Start of Block
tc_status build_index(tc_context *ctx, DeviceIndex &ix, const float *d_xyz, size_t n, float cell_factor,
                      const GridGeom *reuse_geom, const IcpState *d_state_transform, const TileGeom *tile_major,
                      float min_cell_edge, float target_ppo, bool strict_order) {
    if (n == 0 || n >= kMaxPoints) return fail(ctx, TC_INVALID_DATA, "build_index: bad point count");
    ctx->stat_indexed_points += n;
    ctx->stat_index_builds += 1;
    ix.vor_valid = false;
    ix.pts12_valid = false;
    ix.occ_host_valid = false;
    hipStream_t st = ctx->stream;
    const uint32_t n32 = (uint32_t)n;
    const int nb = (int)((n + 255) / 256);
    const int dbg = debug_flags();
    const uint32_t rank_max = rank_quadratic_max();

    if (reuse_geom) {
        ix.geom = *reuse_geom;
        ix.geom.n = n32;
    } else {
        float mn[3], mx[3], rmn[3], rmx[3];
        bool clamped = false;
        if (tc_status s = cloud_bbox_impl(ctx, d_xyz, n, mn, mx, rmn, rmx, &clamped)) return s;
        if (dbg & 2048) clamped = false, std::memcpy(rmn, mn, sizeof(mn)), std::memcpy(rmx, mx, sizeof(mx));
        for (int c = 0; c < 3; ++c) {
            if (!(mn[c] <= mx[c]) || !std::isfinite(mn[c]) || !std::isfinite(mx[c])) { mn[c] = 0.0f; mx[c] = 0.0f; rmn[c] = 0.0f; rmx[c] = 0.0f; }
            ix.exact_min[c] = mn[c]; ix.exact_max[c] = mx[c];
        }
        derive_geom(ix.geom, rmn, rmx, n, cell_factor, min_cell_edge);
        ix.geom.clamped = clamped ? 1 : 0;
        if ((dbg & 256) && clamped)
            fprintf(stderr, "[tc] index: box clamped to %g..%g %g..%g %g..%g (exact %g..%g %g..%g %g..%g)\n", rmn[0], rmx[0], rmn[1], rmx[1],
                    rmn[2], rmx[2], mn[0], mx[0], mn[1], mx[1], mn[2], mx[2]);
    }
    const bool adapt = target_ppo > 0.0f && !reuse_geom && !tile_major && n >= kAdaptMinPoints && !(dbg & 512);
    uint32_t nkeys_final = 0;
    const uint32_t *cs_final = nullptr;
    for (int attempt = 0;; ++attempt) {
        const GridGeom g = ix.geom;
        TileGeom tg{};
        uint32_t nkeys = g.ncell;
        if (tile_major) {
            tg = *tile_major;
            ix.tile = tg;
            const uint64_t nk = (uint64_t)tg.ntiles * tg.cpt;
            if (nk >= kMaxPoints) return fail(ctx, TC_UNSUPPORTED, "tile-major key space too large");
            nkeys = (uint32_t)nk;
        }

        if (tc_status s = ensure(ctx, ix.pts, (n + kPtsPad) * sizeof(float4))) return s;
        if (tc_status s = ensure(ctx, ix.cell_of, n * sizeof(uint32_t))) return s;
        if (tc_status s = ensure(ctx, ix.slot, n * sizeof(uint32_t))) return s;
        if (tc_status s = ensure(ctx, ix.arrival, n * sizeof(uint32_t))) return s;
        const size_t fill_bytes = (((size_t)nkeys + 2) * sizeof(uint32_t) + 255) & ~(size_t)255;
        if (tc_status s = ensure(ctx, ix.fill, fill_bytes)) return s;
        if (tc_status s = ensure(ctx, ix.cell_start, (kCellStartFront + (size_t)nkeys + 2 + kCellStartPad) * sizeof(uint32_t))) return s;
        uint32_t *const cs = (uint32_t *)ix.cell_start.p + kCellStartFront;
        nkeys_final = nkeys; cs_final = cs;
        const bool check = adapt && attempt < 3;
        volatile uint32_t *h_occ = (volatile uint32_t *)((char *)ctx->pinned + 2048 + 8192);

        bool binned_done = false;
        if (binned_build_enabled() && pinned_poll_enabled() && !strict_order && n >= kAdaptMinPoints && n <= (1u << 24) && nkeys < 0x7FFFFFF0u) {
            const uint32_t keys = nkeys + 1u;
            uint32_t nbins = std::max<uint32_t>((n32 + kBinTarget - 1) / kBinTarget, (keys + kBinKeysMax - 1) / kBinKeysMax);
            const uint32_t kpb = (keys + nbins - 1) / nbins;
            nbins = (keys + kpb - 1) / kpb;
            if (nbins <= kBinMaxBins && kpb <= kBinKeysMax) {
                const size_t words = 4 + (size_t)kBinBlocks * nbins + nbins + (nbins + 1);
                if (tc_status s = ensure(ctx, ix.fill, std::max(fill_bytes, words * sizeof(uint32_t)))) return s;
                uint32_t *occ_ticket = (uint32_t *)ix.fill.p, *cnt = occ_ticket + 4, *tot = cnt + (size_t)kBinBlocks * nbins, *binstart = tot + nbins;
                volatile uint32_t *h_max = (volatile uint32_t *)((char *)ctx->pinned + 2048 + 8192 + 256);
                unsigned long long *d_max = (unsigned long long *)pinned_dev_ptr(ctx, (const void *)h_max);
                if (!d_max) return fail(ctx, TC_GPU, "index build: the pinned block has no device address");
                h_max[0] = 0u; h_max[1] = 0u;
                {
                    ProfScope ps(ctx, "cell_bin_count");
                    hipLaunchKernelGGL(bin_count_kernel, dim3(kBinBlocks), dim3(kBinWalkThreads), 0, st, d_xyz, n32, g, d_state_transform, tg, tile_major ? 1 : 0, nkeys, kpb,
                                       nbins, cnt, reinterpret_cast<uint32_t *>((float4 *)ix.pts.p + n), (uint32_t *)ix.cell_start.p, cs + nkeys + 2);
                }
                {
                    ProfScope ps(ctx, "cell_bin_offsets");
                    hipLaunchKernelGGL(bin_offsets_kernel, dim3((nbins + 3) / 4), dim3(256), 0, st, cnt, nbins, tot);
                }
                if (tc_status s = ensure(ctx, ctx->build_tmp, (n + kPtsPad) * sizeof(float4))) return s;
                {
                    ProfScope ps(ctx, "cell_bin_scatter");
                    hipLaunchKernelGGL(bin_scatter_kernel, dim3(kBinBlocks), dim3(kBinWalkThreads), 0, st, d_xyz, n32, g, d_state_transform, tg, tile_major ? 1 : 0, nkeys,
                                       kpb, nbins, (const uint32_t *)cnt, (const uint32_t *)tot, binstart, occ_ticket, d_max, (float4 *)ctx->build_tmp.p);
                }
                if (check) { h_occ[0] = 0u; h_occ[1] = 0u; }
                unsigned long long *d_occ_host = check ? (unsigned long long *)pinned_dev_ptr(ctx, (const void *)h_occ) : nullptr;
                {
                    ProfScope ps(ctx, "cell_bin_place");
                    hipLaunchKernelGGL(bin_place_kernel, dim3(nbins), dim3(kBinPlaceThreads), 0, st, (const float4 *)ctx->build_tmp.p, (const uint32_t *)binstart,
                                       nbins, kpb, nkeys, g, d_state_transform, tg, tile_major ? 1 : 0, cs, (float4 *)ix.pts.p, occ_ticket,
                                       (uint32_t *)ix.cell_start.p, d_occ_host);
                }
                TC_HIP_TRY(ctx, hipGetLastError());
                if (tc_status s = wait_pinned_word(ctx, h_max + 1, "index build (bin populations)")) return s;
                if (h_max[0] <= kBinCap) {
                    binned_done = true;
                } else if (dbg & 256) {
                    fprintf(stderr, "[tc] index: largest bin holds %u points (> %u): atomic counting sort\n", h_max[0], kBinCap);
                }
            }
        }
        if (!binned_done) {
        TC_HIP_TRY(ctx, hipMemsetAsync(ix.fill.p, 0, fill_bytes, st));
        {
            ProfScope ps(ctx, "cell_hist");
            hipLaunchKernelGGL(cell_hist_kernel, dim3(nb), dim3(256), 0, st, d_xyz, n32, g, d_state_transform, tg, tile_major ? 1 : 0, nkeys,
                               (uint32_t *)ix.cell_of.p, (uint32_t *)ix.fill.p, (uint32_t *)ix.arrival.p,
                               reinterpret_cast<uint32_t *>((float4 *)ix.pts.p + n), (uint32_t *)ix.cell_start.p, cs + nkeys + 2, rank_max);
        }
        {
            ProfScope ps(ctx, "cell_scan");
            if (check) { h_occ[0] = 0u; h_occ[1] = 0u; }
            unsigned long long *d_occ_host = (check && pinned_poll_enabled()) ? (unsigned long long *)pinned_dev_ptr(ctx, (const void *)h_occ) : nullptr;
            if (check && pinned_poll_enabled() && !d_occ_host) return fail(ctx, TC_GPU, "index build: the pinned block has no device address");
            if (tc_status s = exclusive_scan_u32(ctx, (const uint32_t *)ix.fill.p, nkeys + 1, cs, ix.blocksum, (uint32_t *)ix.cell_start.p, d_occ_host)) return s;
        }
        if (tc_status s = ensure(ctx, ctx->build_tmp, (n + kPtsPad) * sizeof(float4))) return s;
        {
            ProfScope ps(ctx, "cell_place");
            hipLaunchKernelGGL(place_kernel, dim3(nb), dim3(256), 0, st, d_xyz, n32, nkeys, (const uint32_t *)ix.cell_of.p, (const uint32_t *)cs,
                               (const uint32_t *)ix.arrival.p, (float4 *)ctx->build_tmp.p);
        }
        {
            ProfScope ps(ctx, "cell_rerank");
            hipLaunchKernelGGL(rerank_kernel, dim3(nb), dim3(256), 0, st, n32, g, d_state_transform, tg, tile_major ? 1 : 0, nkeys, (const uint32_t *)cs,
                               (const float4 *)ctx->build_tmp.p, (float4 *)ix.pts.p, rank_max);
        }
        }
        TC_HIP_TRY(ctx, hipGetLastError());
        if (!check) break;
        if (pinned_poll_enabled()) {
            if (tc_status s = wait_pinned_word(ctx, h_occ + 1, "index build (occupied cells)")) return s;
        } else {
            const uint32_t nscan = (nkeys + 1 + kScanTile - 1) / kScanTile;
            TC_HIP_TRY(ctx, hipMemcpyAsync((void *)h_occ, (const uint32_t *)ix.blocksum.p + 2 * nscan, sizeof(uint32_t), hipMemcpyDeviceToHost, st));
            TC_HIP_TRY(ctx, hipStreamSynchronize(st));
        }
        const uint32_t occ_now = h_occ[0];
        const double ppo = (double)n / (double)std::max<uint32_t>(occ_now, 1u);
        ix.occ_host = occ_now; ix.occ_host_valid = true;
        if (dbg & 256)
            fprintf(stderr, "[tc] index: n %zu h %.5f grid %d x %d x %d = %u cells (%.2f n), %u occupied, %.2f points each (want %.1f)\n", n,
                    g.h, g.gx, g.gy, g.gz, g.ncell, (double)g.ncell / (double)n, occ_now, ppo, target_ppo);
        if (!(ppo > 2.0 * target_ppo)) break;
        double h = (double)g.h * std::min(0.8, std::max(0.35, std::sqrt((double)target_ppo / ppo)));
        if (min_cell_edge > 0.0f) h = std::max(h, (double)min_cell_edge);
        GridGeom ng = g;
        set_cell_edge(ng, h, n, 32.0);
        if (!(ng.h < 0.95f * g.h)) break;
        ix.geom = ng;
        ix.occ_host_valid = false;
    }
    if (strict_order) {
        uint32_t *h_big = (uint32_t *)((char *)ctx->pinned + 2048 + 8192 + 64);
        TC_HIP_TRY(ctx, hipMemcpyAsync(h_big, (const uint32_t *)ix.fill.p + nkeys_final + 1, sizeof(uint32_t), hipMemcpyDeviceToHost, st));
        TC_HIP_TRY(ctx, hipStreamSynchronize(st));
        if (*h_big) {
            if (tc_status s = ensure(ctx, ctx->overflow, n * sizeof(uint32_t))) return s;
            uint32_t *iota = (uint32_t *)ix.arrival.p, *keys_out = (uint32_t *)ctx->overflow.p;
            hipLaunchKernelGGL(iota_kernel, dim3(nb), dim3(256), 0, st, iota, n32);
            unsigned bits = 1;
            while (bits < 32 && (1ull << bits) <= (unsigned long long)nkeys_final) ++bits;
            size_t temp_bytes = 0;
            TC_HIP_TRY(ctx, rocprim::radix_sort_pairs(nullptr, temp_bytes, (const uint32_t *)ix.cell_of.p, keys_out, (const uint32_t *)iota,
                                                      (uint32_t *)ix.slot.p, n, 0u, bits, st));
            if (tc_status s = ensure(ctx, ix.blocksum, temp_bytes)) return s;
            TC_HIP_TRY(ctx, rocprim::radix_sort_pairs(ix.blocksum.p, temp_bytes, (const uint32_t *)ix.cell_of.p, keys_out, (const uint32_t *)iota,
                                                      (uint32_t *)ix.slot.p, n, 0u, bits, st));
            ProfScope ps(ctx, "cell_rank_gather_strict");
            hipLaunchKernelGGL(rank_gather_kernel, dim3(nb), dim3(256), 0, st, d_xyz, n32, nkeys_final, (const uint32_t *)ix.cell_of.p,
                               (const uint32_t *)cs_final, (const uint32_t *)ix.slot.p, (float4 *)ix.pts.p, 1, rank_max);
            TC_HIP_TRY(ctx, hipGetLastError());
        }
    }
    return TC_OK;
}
End of Block
Task to carry out
Exact copies of the line containing "(const uint32_t *)cs_final, (const" and of every line after it through the end of the entries are all that should be output.

Exercise result
                               (const uint32_t *)cs_final, (const uint32_t *)ix.slot.p, (float4 *)ix.pts.p, 1, rank_max);
            TC_HIP_TRY(ctx, hipGetLastError());
        }
    }
    return TC_OK;
}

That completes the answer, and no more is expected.